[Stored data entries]
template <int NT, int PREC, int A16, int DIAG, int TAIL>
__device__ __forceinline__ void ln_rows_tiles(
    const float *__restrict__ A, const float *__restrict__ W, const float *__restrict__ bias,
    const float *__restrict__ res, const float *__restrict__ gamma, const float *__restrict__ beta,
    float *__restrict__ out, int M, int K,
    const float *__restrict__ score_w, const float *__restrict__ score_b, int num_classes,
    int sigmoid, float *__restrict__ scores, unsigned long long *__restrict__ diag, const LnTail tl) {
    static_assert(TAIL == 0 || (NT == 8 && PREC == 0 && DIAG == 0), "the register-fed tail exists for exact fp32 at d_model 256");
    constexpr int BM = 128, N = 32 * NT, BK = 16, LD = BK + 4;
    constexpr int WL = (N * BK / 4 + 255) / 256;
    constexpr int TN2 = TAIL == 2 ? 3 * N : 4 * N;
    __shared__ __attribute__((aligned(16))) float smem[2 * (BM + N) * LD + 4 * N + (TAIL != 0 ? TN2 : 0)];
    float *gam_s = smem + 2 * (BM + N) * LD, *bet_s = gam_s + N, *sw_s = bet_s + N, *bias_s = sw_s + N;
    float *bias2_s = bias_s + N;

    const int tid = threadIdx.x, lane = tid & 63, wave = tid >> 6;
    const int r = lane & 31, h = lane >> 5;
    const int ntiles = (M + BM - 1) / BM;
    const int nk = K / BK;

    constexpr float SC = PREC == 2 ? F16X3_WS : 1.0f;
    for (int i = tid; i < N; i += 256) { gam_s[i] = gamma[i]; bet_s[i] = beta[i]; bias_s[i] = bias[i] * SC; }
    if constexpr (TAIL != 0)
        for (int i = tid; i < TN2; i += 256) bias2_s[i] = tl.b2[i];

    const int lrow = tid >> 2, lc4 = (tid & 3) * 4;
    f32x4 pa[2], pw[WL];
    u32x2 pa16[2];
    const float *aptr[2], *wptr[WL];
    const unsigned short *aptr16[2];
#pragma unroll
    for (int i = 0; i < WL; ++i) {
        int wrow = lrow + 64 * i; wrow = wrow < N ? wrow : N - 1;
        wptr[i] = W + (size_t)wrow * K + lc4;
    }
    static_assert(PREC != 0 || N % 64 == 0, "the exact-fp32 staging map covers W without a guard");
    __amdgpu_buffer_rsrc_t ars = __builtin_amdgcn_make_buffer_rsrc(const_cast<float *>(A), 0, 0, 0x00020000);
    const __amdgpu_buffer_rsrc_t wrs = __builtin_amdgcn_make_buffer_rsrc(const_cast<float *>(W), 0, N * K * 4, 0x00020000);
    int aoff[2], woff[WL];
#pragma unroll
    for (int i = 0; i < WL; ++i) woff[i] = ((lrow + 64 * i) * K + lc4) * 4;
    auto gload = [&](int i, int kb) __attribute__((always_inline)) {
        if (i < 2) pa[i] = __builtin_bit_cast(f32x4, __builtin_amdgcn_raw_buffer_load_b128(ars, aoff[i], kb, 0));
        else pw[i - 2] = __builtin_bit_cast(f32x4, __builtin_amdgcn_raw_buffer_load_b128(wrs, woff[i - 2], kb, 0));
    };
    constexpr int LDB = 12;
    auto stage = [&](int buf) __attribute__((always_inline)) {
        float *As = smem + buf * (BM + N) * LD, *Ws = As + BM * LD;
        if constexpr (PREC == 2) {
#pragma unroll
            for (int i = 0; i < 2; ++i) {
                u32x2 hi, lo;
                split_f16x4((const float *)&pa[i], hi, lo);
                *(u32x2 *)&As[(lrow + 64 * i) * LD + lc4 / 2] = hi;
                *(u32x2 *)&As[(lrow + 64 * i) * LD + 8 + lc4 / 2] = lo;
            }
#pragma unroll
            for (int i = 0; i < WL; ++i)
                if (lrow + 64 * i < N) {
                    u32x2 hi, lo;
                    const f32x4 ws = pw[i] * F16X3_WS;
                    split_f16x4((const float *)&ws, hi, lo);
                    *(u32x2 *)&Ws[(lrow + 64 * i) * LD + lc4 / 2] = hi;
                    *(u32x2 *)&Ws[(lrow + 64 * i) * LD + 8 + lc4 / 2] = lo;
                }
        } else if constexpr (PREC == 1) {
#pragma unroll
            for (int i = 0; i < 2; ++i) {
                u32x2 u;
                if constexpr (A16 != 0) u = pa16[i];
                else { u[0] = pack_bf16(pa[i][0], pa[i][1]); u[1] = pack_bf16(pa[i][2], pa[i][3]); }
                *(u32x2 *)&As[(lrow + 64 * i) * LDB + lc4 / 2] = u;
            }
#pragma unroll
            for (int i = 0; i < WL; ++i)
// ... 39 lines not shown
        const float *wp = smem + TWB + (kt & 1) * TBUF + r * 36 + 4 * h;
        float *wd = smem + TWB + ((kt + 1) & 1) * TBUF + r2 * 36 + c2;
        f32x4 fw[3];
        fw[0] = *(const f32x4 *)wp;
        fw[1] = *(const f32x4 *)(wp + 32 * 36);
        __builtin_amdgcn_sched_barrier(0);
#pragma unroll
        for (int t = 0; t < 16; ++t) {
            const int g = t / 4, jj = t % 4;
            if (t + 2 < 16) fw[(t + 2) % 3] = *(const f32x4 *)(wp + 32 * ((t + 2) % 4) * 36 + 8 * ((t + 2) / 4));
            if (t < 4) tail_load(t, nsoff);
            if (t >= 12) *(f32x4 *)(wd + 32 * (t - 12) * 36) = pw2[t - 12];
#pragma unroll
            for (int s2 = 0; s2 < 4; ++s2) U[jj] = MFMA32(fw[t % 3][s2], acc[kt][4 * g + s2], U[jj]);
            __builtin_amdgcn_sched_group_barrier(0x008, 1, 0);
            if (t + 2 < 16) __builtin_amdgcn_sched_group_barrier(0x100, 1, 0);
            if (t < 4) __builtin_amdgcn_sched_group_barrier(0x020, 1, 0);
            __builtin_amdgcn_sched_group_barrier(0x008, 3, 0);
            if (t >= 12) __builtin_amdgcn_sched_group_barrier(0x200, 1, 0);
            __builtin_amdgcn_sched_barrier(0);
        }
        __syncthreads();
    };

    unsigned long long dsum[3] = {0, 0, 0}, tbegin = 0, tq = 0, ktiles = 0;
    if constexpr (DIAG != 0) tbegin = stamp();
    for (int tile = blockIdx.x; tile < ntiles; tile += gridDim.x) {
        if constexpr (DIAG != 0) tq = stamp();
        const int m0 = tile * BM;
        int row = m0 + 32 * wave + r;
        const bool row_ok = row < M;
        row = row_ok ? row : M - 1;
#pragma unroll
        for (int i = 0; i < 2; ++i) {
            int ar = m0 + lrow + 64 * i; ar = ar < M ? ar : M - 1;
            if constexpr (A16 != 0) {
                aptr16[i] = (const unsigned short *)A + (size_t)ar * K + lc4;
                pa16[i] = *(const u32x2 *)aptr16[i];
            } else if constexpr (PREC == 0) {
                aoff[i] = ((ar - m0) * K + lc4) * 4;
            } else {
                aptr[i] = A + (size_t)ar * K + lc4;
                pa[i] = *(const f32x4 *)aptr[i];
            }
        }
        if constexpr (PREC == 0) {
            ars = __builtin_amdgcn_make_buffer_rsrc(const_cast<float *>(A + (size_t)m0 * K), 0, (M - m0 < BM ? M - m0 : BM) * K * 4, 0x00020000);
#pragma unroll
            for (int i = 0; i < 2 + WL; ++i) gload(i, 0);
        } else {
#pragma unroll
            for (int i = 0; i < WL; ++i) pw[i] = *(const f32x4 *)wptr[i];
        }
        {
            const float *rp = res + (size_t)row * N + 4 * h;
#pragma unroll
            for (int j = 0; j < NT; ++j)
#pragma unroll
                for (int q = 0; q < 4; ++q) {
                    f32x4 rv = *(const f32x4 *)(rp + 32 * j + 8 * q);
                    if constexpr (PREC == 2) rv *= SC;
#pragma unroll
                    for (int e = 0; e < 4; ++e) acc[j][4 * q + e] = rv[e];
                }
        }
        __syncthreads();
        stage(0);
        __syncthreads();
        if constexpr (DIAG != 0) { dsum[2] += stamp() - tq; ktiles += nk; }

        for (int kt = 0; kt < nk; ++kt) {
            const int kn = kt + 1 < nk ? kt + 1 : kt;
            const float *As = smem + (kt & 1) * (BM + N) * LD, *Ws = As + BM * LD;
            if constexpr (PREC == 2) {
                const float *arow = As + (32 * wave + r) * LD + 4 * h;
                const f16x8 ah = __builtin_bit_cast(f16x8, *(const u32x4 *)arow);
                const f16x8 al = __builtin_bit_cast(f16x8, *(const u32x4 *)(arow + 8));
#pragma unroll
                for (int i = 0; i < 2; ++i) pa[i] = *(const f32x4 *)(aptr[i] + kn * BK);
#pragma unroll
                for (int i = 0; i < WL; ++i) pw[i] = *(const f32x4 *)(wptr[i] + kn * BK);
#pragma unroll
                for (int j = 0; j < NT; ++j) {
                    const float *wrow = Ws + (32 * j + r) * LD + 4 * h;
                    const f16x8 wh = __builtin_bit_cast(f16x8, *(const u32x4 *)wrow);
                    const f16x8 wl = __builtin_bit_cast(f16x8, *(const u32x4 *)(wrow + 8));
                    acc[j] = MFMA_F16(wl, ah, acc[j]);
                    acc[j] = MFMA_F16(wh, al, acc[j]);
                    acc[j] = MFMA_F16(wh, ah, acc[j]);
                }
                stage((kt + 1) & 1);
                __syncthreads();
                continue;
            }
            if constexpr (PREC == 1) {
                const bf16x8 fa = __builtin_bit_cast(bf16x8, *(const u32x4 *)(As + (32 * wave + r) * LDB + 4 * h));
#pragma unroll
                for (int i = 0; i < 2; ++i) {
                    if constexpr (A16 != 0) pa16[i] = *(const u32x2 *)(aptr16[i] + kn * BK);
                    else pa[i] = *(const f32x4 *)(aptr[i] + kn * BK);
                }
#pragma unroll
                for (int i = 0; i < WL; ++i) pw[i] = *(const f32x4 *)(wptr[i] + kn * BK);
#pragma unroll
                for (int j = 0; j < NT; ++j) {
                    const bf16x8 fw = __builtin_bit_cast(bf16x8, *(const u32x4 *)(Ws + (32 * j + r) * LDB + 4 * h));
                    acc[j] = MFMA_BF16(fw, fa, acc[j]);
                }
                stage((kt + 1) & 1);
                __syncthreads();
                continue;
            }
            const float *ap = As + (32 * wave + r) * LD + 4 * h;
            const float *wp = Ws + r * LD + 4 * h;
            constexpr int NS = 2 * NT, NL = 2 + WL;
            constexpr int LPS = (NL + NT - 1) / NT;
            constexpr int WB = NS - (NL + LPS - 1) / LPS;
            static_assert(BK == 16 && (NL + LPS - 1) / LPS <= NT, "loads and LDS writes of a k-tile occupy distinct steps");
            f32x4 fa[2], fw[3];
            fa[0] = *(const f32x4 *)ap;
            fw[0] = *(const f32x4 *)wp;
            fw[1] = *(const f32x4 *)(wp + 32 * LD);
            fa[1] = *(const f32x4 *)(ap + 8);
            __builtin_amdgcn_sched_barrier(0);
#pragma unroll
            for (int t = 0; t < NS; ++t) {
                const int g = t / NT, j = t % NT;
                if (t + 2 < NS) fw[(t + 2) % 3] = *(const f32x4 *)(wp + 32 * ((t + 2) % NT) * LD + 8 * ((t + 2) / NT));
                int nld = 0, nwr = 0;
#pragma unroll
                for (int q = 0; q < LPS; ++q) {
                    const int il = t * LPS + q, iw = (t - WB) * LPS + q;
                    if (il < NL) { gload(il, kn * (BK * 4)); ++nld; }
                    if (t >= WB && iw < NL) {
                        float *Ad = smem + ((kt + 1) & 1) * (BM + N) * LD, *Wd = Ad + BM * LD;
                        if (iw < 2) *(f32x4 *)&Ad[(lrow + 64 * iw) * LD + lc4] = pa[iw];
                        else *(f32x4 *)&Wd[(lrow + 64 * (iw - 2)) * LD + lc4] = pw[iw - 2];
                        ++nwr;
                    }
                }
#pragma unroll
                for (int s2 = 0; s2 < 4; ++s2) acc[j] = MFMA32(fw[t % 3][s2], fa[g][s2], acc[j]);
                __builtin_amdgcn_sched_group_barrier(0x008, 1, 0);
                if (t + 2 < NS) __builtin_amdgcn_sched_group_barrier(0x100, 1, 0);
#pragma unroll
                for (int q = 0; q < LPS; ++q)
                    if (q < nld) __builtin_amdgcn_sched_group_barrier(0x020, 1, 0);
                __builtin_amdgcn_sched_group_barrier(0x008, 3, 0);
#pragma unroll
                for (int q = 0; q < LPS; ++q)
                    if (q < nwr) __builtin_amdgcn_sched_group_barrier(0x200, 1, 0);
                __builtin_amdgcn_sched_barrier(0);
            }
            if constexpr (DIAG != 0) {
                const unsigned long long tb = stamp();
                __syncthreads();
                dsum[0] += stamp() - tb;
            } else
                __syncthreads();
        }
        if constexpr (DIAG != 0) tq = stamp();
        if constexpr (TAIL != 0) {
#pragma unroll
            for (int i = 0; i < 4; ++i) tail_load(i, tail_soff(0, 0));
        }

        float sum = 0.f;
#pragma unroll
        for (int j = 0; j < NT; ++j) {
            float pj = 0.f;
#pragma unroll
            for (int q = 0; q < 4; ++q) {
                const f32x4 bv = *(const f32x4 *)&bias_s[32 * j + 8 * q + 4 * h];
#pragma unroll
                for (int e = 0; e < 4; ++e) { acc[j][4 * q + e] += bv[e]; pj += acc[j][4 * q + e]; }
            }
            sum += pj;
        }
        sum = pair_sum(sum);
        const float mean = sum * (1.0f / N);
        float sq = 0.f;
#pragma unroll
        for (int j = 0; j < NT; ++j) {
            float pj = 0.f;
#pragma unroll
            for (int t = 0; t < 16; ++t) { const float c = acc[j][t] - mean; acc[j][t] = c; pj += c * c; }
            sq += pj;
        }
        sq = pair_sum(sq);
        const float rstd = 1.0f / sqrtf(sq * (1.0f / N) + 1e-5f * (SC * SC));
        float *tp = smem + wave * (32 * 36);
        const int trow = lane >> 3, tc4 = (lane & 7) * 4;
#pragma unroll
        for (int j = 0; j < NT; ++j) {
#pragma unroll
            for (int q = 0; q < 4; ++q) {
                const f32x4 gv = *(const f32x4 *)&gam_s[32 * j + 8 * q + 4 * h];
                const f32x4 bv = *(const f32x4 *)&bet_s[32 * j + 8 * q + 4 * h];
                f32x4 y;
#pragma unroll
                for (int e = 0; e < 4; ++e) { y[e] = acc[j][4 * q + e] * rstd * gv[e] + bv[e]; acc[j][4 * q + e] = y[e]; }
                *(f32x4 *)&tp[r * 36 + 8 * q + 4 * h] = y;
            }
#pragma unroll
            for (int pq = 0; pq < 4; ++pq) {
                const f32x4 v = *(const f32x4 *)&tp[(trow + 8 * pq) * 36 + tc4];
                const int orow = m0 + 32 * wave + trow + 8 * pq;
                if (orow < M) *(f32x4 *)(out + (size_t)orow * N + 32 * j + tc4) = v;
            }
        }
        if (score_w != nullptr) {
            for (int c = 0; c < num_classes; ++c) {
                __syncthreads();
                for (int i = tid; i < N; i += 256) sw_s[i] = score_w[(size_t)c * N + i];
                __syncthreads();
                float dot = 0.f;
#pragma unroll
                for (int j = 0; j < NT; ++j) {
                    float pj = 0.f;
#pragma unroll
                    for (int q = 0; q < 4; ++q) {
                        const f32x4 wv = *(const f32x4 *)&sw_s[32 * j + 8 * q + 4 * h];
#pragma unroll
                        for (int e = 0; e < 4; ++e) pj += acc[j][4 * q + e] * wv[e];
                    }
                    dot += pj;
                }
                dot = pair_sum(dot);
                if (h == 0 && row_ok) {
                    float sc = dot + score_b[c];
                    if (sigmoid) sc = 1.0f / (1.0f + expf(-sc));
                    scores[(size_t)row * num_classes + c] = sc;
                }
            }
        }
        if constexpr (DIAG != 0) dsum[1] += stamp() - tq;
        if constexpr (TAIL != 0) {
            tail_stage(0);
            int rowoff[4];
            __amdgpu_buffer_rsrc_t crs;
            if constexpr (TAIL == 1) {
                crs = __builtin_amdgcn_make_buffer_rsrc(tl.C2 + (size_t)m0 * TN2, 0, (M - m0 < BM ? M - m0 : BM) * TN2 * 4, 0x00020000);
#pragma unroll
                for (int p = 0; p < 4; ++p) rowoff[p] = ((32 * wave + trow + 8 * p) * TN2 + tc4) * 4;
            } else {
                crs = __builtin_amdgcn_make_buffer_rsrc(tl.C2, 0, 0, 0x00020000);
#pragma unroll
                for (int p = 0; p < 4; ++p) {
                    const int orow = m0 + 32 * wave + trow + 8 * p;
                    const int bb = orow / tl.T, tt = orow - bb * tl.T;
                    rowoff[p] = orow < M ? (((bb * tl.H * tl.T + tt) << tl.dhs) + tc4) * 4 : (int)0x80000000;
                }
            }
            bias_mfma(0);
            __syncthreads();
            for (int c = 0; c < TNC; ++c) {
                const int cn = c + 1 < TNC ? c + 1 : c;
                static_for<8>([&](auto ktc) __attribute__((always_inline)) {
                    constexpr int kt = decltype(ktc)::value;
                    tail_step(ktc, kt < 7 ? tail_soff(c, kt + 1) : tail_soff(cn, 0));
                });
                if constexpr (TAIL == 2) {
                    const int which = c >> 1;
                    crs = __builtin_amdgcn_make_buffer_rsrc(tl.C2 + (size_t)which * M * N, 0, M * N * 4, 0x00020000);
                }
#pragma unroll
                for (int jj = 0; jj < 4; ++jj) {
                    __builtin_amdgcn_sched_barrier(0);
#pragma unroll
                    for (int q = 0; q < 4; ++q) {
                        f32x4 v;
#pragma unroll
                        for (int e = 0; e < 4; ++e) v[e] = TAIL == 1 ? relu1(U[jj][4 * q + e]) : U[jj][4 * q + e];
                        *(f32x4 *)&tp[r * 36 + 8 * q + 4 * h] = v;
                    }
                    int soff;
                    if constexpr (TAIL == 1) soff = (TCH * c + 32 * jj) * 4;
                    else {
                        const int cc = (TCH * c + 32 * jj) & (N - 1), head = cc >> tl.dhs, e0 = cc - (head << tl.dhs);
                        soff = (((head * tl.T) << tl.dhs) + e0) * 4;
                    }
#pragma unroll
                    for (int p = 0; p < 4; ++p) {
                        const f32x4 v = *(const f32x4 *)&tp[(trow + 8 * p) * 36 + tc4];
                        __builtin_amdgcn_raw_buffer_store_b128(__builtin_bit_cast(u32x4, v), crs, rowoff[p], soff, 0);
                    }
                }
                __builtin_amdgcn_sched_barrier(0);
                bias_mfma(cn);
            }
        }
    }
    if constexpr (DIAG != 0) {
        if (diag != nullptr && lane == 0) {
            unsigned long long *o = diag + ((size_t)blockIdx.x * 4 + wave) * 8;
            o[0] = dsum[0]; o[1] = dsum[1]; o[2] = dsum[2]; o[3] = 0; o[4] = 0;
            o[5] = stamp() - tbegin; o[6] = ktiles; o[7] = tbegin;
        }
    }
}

--

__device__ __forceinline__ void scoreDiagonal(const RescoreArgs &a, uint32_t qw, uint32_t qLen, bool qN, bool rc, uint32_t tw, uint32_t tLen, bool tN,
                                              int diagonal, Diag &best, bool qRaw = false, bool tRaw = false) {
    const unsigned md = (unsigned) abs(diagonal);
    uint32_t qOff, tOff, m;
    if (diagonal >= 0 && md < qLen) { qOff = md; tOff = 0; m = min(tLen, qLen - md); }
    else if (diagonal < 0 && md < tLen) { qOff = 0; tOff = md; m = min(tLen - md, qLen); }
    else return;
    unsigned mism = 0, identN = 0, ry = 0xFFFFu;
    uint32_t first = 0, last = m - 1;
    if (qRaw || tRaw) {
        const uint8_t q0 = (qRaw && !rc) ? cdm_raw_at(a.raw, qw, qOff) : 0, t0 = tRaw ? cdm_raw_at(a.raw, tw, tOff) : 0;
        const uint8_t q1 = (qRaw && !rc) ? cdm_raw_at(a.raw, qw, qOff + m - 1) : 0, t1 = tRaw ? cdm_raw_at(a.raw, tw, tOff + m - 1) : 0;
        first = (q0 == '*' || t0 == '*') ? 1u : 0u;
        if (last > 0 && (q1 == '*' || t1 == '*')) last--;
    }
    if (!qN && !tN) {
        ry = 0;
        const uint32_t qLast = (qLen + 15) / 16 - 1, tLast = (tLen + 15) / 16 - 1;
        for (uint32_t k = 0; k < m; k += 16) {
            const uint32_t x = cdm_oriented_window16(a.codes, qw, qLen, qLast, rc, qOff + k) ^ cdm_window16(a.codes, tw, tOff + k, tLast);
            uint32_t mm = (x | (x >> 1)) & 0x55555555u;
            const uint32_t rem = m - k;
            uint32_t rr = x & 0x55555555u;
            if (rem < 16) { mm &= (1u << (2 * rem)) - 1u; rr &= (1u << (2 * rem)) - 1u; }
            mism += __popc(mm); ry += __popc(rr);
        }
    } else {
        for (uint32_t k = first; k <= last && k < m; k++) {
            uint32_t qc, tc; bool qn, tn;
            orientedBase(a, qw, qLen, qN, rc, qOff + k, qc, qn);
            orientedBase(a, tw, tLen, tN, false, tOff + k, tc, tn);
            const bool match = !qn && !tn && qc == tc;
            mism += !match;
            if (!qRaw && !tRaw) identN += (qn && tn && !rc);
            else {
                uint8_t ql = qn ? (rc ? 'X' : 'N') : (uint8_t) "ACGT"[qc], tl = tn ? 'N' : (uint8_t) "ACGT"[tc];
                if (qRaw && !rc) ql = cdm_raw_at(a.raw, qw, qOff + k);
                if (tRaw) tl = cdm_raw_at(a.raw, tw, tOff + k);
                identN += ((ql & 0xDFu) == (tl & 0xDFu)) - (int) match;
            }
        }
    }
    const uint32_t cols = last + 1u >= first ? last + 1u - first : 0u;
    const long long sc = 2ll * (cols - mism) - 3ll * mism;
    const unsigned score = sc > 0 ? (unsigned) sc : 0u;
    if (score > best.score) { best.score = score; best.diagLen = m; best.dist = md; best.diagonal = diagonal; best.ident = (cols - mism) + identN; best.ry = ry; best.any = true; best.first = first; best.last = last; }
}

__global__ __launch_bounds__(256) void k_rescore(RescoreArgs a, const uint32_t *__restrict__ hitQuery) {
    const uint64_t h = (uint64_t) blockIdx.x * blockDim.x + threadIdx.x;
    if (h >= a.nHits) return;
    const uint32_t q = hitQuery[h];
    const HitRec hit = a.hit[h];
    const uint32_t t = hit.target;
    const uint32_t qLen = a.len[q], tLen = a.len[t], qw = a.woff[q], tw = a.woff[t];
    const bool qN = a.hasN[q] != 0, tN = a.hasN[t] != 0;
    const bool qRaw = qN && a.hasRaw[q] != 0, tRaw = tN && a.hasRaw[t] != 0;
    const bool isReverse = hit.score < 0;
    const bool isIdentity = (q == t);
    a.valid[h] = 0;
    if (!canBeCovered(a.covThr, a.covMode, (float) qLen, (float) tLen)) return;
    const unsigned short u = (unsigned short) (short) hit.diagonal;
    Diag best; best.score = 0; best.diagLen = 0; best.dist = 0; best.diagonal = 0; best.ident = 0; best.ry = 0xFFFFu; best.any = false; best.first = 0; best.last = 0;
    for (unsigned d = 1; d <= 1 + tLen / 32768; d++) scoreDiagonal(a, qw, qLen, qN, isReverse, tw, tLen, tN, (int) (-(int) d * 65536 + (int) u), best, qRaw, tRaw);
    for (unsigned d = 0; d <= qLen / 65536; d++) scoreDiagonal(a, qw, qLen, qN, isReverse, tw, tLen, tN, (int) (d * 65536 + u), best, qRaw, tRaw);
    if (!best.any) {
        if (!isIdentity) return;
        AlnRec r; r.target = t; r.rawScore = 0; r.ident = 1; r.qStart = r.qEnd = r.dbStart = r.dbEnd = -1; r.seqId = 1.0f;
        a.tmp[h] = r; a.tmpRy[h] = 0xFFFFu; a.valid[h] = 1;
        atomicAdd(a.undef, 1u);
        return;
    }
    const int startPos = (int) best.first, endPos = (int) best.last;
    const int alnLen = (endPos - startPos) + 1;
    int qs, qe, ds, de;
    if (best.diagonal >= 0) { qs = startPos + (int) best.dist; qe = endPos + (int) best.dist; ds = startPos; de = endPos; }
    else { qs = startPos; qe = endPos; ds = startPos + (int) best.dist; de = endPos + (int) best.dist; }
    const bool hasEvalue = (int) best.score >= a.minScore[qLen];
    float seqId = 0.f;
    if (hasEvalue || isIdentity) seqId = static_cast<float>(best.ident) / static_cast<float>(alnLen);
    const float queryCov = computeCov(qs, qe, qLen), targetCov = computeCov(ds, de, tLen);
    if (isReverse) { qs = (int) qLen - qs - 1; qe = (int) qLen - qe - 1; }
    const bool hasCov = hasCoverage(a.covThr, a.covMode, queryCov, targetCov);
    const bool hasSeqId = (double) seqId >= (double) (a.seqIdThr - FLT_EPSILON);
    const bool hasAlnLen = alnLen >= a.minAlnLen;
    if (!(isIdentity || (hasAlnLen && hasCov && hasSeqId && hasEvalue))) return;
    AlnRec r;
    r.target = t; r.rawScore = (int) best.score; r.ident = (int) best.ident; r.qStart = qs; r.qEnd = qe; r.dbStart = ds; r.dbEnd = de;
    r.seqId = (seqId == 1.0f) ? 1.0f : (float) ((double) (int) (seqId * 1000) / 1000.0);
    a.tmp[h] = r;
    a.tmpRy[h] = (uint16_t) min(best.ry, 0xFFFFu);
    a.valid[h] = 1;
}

* * *

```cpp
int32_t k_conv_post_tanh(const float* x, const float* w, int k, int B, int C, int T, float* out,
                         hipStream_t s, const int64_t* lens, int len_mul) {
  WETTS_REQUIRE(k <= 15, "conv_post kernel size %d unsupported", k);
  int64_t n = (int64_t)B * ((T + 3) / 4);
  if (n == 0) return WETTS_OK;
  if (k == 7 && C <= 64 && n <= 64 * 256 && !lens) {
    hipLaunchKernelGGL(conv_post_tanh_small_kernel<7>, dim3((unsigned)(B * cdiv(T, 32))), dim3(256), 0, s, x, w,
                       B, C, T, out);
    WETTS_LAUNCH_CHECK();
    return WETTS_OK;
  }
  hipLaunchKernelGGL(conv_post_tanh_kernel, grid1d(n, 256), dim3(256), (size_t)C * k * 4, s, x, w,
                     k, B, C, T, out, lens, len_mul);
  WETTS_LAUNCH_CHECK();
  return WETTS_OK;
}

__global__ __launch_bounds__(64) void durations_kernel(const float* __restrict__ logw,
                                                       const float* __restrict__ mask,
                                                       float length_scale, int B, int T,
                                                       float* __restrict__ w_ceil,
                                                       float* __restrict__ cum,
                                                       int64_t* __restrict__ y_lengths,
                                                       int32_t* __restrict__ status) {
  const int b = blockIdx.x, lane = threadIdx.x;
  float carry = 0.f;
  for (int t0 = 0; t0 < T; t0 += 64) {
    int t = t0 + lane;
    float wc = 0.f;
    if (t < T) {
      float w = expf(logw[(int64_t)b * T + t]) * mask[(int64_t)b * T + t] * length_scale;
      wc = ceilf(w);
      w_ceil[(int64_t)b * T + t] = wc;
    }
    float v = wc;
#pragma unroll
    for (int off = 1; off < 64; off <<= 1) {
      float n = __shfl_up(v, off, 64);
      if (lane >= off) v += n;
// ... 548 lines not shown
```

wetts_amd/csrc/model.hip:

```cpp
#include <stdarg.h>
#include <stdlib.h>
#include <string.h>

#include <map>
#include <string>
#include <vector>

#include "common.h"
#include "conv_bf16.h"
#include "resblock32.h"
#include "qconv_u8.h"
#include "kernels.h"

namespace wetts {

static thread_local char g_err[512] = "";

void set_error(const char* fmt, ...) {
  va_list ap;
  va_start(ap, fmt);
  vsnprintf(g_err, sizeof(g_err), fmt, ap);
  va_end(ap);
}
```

**Task objective**
Every line above from the line with "template <int NT, int" to the line with "float *__restrict__ out, int" is wanted, ends included; write them out exactly and add no other line.

**Answer to the exercise**
template <int NT, int PREC, int A16, int DIAG, int TAIL>
__device__ __forceinline__ void ln_rows_tiles(
    const float *__restrict__ A, const float *__restrict__ W, const float *__restrict__ bias,
    const float *__restrict__ res, const float *__restrict__ gamma, const float *__restrict__ beta,
    float *__restrict__ out, int M, int K,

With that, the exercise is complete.